Final answer:
The Inada conditions are assumptions in economic models that ensure the existence of a unique steady state capital stock and are directly related to the diminishing marginal product of capital. They do not lead to divergence, constant levels, nor explosive growth in capital stock. Instead, they help model the convergence to a steady state where savings and investment are balanced.
Step-by-step explanation:
The Inada conditions pertain to the production function in economic models, which are constraints ensuring the existence of a unique steady state capital stock. Specifically, these conditions assume that capital has a diminishing marginal product, meaning that as more capital is added to production, the additional output produced from each new unit of capital decreases. This is seen as a movement along the production function curve.
In the context of a standard production function like the Cobb-Douglas, the Inada conditions imply that as the amount of capital grows infinitely large, the marginal product of capital approaches zero. Conversely, as the capital stock approaches zero, the marginal product of capital goes to infinity. These conditions ensure that the economy will reach a steady state where savings equal investments, as dictated by the national saving and investment identity which must always hold.

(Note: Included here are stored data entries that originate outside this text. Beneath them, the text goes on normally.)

             else for (int k = 0; k < 4; k++) if (off + k < a.nbytes) v |= (uint32_t)a.base[off + k] << (24 - 8 * k);
-            s_data[swz(i)] = v;
+            s_data[fswz<L>(i)] = v;
         }
     }
     __syncthreads();
-    const unsigned long long s_first = sym0 + (unsigned long long)tid * FLAT_LANE_SYMS;
-    if (s_first < a.n_sym) {
+    const bool whole = sym0 + FLAT_SYMS <= a.n_sym;
+    const unsigned long long s_first = sym0 + (unsigned long long)grp * FLAT_LANE_SYMS;
+    if (whole || s_first < a.n_sym) {
     const uint32_t lane_r = tid & ((1u << RL) - 1);
     uint32_t w[L + 1], v[L];
 #pragma unroll
-    for (int j = 0; j <= L; j++) w[j] = s_data[swz(tid * L + j)];
+    for (int j = 0; j <= L; j++) w[j] = s_data[fswz<L>(grp * L + j)];
 #pragma unroll
     for (int j = 0; j < L; j++) v[j] = (uint32_t)((((unsigned long long)w[j] << 32) | w[j + 1]) >> (32 - o0));
     uint32_t o[8];
@@ -599,17 +618,38 @@
         const uint32_t sym = s_lut[(f << RL) | lane_r];
         if ((k & 3) == 0) o[k >> 2] = sym; else o[k >> 2] |= sym << (8 * (k & 3));
     }
-    uint8_t *dst = a.out + s_first;
-    if (s_first + FLAT_LANE_SYMS <= a.n_sym) {
-        st16<(RSN_NT_MASK & 16) != 0>(reinterpret_cast<uint4 *>(dst), make_uint4(o[0], o[1], o[2], o[3]));
-        st16<(RSN_NT_MASK & 16) != 0>(reinterpret_cast<uint4 *>(dst + 16), make_uint4(o[4], o[5], o[6], o[7]));
+    if (whole) {
+        const bool odd = lane & 1;
+        uint32_t r[4];
+#pragma unroll
+        for (int q = 0; q < 4; q++) r[q] = (uint32_t)__builtin_amdgcn_update_dpp(0, (int)(odd ? o[q] : o[4 + q]), 0xB1, 0xF, 0xF, false);
+        uint8_t *dst = a.out + sym0 + (size_t)(tid & ~63) * FLAT_LANE_SYMS + (size_t)lane * 16;
+        st16<(RSN_NT_MASK & 16) != 0>(reinterpret_cast<uint4 *>(dst), odd ? make_uint4(r[0], r[1], r[2], r[3]) : make_uint4(o[0], o[1], o[2], o[3]));
+        st16<(RSN_NT_MASK & 16) != 0>(reinterpret_cast<uint4 *>(dst + 1024), odd ? make_uint4(o[4], o[5], o[6], o[7]) : make_uint4(r[0], r[1], r[2], r[3]));
     } else {
-        const uint32_t cnt = (uint32_t)(a.n_sym - s_first);
-        for (uint32_t k = 0; k < cnt; k++) dst[k] = (uint8_t)(o[k >> 2] >> (8 * (k & 3)));
+        uint8_t *dst = a.out + s_first;
+        if (s_first + FLAT_LANE_SYMS <= a.n_sym) {
+            st16<(RSN_NT_MASK & 16) != 0>(reinterpret_cast<uint4 *>(dst), make_uint4(o[0], o[1], o[2], o[3]));
+            st16<(RSN_NT_MASK & 16) != 0>(reinterpret_cast<uint4 *>(dst + 16), make_uint4(o[4], o[5], o[6], o[7]));
+        } else {
+            const uint32_t cnt = (uint32_t)(a.n_sym - s_first);
+            for (uint32_t k = 0; k < cnt; k++) dst[k] = (uint8_t)(o[k >> 2] >> (8 * (k & 3)));
+        }
     }
     }
     __syncthreads();
     }
+}
+
+constexpr size_t HEAD_FIRST = 4096;
+__global__ __launch_bounds__(256) void k_head_post(const uint8_t *__restrict__ in, uint32_t k, uint8_t *__restrict__ host, uint32_t *flag, uint32_t seq) {
+    for (uint32_t b = threadIdx.x * 16; b < k; b += 256 * 16) {
+        if (b + 16 <= k) *reinterpret_cast<uint4 *>(host + b) = *reinterpret_cast<const uint4 *>(in + b);
+        else for (uint32_t i = b; i < k; i++) host[i] = in[i];
+    }
+    __threadfence_system();
+    __syncthreads();
+    if (threadIdx.x == 0) __hip_atomic_store(flag, seq, __ATOMIC_RELEASE, __HIP_MEMORY_SCOPE_SYSTEM);
 }
 
 namespace {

With respect to the options provided:
- a) Inada conditions ensure divergence in capital stock - Incorrect, because they ensure convergence to a steady state.
- b) Inada conditions ensure a constant capital stock - Incorrect, because the steady state refers to the situation where the capital stock does not need to change since savings and investments are in equilibrium.
- c) Inada conditions guarantee explosive growth in capital stock - Incorrect, as they do not imply unbounded growth but rather convergence to a steady state.
- d) Inada conditions are irrelevant to steady state capital stock - Incorrect, as they are critical to the determination of the steady state capital stock.